Background: AAAS is an autosomal recessive disorder characterized by adrenal insufficiency, alacrimia, achalasia and neurological symptoms. The disease-causing AAAS gene encodes for the ALADIN nuclear pore protein.
Case presentation: Case 1: A girl (born to unrelated parents) presented at age 3.9 years with fatigue and hyperpigmented skin. Clinical examination was normal, clumsy gait was noted. Endocrine studies confirmed adrenal insufficiency (F=9 mg/ml, ACTH=563 pg/ml), and glucocorticoid therapy was started. Diagnosis of AAAS was made later at age 15, when she developed muscle weakness, hypereflexia and ataxia. Electromyoneurography demonstrated motor-sensitive polyneuropathy. Alacrimia was diagnosed by Schirmer test. During follow-up (at age 18), she developed feeding difficulties that led to diagnosis of achalasia. Molecular analysis showed a compound heterozygosity for previously known AAAS mutations 43C→A(GlnLyS)/IVS14+IG>A. Case2: a boy born to unrelated parents presented at age 14 years because of important weight loss (BMI=14 kg/m2) and fatigue. He had been diagnosed with achalasia one year earlier. Past history revealed congenital twisted feet and dysphagia since 46 months of age.
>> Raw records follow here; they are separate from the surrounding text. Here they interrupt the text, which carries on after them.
@@ -107,19 +107,28 @@
         P.bc_n[1] = s_base > 0 ? ((s_base + 63) / 64) * 64 : 64;
     }
 }
-__global__ __launch_bounds__(256) void k_as_rows(Params P, int min_nw) {
+__global__ __launch_bounds__(256) void k_as_rows(Params P, int min_nw, int carry) {
+    int nw = 0;
     if (min_nw > 0) {
-        const int nw = P.st->nw;
+        nw = P.st->nw;
         if (nw < min_nw || nw < 2) return;
     }
     const int S0 = P.bc_n[3];
     const int S = P.bc_n[0] < P.as_cap ? P.bc_n[0] : P.as_cap;
     const int64_t j = (int64_t)blockIdx.x * 4 + (threadIdx.x >> 6);
     if (j >= P.n) return;
+    if (carry && min_nw > 0 && P.bc_n[5] == 2) {
+        const int lane = (int)(threadIdx.x & 63);
+        const int KW = P.win, nf = nw - 1;
+        double v = 0.0;
+        if (lane < nf && lane < KW) v = mul_nc(P.SY[lane], P.Wt[j * KW + lane]);
+        v = wave_sum(v);
+        if (lane == 0) P.dw[j] += v;
+    }
     for (int c = S0 + (int)(threadIdx.x & 63); c < S; c += 64)
         P.AS[j * P.as_ld + c] = P.A[j * P.L + P.rlist[c]];
 }
-__global__ __launch_bounds__(1024) void k_as_order(Params P, int min_nw) {
+__global__ __launch_bounds__(1024) void k_as_order(Params P, int min_nw, int carry) {
     __shared__ int s_row[4096];
     if (min_nw > 0) {
         const int nw = P.st->nw;
@@ -141,11 +150,12 @@
         for (int d = 0; d < S; ++d) off += ((s_row[d] >> 1) & 63) < tid ? 1 : 0;
         P.as_off[tid] = off;
     }
-}
-static void launch_as_rows(const Params& P, int min_nw, hipStream_t s) {
+    if (carry && min_nw > 0 && tid == 0 && P.bc_n[5] == 2) P.bc_n[5] = 1;
+}
+static void launch_as_rows(const Params& P, int min_nw, int carry, hipStream_t s) {
     if (!P.AS) return;
-    hipLaunchKernelGGL(k_as_rows, dim3((unsigned)((P.n + 3) / 4)), dim3(256), 0, s, P, min_nw);
-    hipLaunchKernelGGL(k_as_order, dim3(1), dim3(1024), 0, s, P, min_nw);
+    hipLaunchKernelGGL(k_as_rows, dim3((unsigned)((P.n + 3) / 4)), dim3(256), 0, s, P, min_nw, carry);
+    hipLaunchKernelGGL(k_as_order, dim3(1), dim3(1024), 0, s, P, min_nw, carry);
 }
 
 constexpr int BC_ROWS = 4;
@@ -161,8 +171,8 @@
 }
 hipError_t launch_compact(const Params& P, hipStream_t s) {
     if (!P.bc) return hipSuccess;
-    hipLaunchKernelGGL(k_bc_list, dim3(1), dim3(1024), 0, s, P, 0);
-    launch_as_rows(P, 0, s);
+    hipLaunchKernelGGL(k_bc_list, dim3(1), dim3(1024), 0, s, P, 0, 0);
+    launch_as_rows(P, 0, 0, s);
     hipLaunchKernelGGL(k_bc_gather, dim3((unsigned)((P.m + BC_ROWS - 1) / BC_ROWS)), dim3(256), 0, s, P);
     return hipGetLastError();
 }
@@ -401,9 +411,10 @@
     }
 }
 
-hipError_t launch_cfold(const Params& P, int min_nw, int cus, hipStream_t s) {
-    hipLaunchKernelGGL(k_bc_list, dim3(1), dim3(1024), 0, s, P, min_nw);
-    launch_as_rows(P, min_nw, s);
+hipError_t launch_cfold(const Params& P, int min_nw, int cus, hipStream_t s, bool carry) {
+    const int cy = (carry && P.AS) ? 1 : 0;
+    hipLaunchKernelGGL(k_bc_list, dim3(1), dim3(1024), 0, s, P, min_nw, cy);
+    launch_as_rows(P, min_nw, cy, s);
     const int64_t ngmax = P.L / 64;
     const int64_t nc = cus > 0 ? cus : 256;
     const dim3 grid((unsigned)(nc > ngmax ? nc : ngmax));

On clinical examination, cutaneous-mucosal hyperpigmentation, muscle weakness and nasal speech were noted. Endocrine studies confirmed adrenal insufficiency (F=12mcg/L, ACTH>1250pg/ml); elettromyoneurography demonstrated axonal polyneuropathy and Schirmer test was indicative for alacrimia. Glucocorticoid therapy was immediately started. Molecular analysis revealed a novel homozygous intronic variant (IVS11-2), inherited from the heterozygous parents (both from Sardinia). The molecular characterization of this novel variant, based on mRNA analysis, showed that this variant affects the splicing site of the exon 11 into the ALADIN gene, causing the production of an aberrant protein with a premature stop codon.
Conclusion: Our finding of a novel causative IVS in AAAS gene supports the notion of genetic heterogeneity for this disorder, although other genetic mechanisms cannot be excluded. The variable presentation/progression of disease manifestations observed in our two patients with AAAS could support this hypothesis.